[Excerpts from a dataset]
····················

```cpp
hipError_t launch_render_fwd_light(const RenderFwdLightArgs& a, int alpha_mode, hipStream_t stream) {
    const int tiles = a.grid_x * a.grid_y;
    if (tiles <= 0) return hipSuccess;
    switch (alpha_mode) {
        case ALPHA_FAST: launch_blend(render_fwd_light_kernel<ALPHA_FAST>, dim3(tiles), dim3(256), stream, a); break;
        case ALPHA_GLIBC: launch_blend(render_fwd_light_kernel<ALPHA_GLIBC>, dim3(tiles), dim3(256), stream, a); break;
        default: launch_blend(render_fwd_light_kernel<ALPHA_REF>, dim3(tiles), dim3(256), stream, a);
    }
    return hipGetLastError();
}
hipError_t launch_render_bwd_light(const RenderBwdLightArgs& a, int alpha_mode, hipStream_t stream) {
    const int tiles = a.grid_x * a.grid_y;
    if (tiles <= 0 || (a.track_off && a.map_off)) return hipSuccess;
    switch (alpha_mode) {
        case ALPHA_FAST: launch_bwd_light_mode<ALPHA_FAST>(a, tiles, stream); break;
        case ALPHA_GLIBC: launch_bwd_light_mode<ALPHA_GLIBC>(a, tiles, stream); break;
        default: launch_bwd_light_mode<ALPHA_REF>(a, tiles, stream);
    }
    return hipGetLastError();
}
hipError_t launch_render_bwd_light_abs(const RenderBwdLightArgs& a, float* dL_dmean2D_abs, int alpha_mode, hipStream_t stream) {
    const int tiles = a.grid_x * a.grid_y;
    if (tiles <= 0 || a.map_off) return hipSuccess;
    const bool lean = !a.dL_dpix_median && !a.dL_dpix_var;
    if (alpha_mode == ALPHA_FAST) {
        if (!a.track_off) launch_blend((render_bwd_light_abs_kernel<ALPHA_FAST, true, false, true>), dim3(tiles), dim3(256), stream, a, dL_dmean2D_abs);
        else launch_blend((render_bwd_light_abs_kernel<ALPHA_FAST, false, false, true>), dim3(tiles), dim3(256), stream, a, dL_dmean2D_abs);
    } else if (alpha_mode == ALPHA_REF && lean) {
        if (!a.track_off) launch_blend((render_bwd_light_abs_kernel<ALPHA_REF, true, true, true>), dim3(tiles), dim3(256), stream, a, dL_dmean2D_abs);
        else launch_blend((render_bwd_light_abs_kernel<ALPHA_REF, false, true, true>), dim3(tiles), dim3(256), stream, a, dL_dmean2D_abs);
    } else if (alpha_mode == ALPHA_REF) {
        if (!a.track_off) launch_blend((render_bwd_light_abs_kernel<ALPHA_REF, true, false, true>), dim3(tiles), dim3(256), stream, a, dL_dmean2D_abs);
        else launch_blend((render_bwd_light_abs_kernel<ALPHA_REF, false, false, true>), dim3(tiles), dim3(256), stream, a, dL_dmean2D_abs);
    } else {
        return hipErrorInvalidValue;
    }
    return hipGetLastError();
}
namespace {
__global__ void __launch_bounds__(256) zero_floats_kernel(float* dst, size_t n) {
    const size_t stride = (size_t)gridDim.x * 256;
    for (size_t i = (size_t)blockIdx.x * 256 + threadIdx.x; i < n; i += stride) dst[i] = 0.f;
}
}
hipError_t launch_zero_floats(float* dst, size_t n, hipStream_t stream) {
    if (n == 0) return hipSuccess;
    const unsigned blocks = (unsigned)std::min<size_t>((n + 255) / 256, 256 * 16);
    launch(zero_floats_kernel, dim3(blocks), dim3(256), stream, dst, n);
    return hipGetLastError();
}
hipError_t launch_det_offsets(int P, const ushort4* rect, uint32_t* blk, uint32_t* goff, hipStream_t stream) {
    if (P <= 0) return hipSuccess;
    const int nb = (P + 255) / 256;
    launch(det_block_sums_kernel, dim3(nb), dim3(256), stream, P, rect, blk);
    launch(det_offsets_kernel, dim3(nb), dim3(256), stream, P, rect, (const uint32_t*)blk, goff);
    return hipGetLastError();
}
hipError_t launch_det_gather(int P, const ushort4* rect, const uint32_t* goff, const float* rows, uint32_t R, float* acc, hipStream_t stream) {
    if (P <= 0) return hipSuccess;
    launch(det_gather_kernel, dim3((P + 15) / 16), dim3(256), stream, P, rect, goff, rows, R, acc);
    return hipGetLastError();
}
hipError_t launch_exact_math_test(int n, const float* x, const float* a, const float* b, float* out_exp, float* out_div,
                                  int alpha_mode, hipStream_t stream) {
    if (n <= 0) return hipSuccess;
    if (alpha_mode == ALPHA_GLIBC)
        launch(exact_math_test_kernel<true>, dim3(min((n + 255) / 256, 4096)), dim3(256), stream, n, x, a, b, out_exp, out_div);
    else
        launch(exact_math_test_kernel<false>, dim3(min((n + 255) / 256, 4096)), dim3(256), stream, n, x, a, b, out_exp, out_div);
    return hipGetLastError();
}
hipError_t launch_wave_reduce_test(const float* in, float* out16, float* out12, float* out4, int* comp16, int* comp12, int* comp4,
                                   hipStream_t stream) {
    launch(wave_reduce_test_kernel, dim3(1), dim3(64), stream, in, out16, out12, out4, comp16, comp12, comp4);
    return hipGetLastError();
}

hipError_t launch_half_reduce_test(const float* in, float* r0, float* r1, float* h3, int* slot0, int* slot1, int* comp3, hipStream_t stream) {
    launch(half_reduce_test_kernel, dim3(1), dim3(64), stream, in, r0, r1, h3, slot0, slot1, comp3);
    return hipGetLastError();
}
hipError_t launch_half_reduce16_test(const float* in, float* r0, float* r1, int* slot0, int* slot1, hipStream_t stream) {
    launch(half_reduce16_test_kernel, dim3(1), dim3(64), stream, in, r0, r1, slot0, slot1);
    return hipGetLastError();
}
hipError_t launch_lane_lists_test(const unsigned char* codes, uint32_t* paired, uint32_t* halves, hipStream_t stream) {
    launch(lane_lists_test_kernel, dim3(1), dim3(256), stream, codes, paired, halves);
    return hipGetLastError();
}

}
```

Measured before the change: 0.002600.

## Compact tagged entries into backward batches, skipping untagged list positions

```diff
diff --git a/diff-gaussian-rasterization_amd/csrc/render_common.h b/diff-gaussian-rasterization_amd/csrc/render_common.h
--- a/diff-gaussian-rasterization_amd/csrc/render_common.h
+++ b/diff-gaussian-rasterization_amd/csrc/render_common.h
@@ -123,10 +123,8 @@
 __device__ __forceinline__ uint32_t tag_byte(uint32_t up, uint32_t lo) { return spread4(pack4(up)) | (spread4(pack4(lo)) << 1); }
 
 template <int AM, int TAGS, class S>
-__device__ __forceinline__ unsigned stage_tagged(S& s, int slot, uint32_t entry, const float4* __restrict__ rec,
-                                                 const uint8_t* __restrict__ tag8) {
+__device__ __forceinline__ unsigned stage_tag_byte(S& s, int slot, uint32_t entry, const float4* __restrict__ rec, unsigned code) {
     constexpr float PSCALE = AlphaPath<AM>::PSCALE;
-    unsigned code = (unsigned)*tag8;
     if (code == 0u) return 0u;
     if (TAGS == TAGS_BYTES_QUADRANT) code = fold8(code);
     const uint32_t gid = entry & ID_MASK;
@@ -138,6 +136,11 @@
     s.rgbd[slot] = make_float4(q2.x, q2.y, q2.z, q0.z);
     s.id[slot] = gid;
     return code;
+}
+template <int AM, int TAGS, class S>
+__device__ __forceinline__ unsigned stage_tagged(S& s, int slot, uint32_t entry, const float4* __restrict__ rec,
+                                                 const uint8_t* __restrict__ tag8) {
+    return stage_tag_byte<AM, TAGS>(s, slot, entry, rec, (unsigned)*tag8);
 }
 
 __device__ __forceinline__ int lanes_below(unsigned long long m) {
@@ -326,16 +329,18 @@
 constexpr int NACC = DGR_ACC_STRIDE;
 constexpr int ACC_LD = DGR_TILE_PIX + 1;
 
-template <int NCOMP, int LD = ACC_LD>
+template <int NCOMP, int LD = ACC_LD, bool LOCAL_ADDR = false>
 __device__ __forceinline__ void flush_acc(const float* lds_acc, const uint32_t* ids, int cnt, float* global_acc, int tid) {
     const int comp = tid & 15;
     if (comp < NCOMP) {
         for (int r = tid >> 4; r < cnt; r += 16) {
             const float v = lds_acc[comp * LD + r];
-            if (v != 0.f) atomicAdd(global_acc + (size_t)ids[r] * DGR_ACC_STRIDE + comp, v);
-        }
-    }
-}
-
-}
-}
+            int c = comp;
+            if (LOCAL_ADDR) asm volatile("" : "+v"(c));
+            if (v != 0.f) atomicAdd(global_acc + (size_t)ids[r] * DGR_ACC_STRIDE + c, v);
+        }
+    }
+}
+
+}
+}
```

····················

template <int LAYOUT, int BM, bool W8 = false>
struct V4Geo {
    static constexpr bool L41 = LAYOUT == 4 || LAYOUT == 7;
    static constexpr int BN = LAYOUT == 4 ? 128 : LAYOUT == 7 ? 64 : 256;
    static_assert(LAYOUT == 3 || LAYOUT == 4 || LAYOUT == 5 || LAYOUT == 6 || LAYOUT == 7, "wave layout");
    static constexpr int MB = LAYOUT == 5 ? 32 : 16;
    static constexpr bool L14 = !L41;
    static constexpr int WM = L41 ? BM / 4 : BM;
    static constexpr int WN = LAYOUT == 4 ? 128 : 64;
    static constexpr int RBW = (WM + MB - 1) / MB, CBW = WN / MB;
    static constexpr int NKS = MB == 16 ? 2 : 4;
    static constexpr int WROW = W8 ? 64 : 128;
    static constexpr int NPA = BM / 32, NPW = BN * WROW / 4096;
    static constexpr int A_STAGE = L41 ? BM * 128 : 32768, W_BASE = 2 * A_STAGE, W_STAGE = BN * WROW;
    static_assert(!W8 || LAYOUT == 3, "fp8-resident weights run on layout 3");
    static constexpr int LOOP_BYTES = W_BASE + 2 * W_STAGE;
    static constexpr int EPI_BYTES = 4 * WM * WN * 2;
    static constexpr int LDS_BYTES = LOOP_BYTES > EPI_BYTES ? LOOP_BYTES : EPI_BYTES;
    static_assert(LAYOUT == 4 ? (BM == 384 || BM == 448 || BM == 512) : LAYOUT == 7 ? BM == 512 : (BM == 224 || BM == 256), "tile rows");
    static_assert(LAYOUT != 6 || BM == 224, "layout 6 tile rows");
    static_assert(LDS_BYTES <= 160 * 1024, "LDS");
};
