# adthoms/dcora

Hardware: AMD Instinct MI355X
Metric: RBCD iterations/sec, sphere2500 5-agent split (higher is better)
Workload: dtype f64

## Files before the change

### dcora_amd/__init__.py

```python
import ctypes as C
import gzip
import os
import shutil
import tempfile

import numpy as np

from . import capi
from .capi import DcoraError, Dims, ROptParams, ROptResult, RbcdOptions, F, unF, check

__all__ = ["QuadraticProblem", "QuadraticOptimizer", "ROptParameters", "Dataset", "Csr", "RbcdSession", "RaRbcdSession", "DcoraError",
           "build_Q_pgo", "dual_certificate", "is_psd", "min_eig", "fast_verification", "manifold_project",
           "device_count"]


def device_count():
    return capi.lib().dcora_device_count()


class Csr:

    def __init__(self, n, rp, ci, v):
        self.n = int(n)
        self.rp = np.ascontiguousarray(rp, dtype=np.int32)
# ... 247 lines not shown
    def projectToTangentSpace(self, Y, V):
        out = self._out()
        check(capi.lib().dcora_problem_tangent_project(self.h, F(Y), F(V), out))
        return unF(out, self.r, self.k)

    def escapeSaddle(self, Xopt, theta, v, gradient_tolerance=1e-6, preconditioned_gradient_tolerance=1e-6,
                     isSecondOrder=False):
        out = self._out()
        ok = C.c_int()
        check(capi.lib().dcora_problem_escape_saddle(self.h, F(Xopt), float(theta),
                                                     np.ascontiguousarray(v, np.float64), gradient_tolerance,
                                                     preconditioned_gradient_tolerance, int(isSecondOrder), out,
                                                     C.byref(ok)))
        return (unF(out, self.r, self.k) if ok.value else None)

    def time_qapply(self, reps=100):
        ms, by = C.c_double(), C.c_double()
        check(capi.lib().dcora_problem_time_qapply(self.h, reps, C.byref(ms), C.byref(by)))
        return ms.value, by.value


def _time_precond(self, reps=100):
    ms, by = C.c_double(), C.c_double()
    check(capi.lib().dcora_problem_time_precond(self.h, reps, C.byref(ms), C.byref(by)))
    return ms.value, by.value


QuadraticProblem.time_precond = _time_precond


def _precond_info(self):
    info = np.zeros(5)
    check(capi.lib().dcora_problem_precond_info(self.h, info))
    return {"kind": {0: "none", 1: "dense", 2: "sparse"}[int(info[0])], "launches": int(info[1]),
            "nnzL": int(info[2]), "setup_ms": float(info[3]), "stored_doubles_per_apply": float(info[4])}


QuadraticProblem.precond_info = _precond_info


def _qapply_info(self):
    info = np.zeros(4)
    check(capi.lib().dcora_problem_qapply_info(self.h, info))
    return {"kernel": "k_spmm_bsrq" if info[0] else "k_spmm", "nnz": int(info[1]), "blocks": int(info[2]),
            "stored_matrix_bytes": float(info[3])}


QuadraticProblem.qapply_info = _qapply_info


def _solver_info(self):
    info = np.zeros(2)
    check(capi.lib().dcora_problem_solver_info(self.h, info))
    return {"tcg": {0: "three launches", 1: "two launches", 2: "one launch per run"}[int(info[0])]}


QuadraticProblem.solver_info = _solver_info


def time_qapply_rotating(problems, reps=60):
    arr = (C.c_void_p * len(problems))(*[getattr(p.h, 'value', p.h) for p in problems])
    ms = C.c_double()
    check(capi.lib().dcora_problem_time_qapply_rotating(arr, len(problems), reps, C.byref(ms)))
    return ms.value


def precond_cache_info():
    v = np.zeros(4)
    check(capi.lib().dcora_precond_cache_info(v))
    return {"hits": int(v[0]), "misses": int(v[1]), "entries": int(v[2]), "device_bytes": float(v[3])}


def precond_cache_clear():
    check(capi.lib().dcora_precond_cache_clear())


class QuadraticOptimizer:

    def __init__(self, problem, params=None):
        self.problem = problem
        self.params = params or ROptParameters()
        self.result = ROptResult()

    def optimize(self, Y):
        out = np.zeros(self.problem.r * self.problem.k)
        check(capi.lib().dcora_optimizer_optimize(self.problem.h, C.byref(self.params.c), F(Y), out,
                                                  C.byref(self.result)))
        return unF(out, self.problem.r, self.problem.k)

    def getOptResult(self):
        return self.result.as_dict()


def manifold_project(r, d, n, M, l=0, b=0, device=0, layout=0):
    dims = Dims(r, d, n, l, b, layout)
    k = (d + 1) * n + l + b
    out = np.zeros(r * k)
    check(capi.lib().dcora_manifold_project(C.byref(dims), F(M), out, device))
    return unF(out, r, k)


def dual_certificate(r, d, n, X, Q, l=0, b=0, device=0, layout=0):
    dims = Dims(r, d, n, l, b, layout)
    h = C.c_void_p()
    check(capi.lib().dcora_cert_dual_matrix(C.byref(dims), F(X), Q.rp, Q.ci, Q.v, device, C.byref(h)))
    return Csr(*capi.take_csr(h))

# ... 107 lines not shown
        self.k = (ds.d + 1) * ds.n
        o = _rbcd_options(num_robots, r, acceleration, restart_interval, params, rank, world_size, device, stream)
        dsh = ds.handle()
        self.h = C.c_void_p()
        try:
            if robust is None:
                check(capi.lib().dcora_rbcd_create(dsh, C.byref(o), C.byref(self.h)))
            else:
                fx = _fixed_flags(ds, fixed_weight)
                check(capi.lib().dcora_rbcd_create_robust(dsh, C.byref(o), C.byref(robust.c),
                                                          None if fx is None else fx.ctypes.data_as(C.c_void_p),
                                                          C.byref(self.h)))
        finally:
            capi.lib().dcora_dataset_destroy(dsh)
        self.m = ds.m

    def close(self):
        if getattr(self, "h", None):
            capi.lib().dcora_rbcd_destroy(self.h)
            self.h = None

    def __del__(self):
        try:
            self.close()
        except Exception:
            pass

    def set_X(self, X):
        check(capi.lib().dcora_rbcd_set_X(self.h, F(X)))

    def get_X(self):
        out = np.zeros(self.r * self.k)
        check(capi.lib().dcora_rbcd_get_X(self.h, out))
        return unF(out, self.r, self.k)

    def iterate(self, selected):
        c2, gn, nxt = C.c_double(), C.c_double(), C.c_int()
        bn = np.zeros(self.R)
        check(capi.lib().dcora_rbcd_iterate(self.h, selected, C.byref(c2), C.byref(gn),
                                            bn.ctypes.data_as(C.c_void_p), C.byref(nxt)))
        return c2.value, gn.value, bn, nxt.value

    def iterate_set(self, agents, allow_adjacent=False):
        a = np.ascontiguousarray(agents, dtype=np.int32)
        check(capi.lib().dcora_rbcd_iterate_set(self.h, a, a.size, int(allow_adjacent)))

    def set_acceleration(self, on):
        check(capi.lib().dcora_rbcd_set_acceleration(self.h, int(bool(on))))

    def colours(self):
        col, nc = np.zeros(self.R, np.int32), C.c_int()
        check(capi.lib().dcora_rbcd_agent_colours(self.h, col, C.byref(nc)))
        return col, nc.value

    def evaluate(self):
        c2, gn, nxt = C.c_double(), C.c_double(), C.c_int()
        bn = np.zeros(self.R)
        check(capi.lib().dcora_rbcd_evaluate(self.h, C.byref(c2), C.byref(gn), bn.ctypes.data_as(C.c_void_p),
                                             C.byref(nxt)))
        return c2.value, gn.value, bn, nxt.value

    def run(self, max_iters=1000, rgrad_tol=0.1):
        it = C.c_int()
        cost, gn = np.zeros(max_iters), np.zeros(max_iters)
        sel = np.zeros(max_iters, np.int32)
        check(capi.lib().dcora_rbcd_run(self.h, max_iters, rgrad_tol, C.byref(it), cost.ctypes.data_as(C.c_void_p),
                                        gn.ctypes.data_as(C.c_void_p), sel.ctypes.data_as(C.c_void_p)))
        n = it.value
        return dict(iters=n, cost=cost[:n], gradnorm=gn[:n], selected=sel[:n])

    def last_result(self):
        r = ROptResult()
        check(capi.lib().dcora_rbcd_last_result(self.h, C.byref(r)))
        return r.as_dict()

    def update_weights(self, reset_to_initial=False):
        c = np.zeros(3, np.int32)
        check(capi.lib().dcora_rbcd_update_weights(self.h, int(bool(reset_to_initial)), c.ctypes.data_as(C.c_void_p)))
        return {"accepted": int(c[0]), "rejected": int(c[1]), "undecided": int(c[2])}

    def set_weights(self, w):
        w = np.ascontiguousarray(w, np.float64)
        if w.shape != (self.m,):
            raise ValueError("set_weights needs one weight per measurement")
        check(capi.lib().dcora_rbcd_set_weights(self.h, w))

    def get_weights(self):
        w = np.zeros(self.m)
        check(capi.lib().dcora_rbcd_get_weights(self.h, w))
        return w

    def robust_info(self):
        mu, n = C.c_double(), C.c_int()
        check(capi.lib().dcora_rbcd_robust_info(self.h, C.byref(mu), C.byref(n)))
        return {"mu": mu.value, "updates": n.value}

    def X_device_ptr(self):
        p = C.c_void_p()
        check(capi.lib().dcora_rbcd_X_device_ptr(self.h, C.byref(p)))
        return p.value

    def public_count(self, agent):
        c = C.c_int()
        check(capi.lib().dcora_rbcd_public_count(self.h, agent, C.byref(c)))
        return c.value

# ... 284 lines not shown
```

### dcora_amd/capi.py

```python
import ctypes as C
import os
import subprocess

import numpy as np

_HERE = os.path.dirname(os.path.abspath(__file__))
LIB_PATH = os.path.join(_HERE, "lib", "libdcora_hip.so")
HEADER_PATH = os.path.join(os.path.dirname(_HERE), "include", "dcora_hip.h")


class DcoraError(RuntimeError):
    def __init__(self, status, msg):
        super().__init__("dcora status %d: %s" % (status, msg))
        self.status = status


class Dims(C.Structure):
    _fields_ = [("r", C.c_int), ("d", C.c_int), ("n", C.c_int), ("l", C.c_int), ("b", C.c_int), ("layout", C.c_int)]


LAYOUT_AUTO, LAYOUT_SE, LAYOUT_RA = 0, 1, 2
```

····················

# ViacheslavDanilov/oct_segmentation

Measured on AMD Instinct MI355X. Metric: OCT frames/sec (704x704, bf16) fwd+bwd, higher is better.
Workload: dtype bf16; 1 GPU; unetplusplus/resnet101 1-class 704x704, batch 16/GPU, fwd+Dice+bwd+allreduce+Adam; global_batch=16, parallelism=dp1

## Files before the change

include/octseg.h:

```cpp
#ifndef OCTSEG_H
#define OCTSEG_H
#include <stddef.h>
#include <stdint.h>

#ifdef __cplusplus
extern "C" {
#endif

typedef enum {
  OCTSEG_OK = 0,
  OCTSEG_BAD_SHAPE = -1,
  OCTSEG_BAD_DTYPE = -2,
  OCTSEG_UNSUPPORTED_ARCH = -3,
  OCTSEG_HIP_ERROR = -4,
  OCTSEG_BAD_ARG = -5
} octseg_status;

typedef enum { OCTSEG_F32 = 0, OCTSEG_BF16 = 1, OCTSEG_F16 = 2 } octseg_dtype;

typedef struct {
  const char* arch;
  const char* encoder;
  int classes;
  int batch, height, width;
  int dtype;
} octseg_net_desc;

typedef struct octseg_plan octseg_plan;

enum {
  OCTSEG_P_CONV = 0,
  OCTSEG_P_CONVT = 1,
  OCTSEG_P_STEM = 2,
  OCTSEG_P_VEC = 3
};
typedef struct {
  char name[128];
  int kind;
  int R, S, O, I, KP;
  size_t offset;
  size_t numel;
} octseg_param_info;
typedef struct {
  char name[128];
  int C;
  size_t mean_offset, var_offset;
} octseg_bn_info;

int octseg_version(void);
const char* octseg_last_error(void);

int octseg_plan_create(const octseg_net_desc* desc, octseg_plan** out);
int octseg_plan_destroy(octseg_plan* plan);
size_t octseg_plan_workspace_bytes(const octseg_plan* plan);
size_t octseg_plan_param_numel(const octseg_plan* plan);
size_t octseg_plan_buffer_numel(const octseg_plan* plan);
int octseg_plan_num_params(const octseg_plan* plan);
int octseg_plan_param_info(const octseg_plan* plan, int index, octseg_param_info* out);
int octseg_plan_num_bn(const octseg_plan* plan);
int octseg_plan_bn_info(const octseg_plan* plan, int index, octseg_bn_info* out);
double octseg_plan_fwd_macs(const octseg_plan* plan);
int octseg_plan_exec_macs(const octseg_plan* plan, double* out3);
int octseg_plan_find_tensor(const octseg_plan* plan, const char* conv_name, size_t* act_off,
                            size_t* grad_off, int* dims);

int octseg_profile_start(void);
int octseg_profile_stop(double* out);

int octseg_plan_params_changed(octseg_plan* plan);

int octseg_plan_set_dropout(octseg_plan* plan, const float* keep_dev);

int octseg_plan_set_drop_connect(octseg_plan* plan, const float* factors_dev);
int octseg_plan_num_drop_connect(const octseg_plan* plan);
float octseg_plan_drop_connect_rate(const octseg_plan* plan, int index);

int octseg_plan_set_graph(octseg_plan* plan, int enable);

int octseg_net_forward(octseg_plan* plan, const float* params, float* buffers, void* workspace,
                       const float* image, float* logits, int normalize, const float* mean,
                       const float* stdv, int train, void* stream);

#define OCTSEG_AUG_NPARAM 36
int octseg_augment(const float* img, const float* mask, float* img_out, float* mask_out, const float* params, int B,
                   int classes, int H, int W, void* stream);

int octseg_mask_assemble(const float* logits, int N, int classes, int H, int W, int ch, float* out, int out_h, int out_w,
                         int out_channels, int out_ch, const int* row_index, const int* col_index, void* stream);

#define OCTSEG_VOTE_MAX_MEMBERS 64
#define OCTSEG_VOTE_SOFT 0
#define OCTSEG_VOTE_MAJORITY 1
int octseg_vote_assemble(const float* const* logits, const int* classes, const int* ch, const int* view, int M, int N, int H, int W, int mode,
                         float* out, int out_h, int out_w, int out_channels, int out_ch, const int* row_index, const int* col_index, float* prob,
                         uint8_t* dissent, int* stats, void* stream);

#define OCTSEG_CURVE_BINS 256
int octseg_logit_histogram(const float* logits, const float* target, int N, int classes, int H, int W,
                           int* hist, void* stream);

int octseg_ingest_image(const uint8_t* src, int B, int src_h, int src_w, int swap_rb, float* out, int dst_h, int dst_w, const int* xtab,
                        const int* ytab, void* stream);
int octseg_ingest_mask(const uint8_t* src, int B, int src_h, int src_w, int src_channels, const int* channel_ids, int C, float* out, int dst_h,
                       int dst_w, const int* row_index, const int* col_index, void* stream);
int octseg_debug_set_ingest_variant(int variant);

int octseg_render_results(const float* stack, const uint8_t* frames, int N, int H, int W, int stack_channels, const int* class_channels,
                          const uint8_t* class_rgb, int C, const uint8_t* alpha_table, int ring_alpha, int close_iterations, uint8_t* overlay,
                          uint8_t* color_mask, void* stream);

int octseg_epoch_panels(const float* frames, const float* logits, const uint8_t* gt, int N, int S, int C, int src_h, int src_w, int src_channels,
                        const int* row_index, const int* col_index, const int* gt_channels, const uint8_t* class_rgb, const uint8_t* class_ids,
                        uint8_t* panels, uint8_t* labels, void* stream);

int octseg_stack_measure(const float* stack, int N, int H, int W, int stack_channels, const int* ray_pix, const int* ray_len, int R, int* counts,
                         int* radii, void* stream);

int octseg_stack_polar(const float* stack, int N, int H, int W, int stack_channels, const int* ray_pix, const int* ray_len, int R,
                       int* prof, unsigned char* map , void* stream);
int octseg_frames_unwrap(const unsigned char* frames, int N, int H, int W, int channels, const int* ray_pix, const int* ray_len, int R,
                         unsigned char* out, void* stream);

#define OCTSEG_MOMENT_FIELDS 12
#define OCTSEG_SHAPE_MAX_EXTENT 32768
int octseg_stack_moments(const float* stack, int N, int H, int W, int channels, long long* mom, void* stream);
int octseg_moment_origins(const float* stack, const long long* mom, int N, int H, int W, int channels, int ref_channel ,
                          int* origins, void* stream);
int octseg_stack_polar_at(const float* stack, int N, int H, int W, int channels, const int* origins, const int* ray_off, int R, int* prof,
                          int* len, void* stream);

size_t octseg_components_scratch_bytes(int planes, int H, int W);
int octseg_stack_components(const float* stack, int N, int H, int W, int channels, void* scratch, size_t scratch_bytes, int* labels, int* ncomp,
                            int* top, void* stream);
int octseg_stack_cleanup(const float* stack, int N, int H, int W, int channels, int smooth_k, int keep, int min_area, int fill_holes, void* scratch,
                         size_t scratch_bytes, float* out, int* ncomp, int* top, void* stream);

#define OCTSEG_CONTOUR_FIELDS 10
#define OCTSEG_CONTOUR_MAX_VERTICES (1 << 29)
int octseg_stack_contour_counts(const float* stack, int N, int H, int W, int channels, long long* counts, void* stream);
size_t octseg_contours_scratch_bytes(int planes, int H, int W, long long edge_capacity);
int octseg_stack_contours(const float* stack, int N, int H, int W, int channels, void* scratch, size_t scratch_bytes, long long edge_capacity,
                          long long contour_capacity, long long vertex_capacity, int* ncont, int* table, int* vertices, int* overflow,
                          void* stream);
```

····················

Some lines above hold the word "theta". Copy all of them.

#### [WRITTEN RESPONSE]
    def escapeSaddle(self, Xopt, theta, v, gradient_tolerance=1e-6, preconditioned_gradient_tolerance=1e-6,
        check(capi.lib().dcora_problem_escape_saddle(self.h, F(Xopt), float(theta),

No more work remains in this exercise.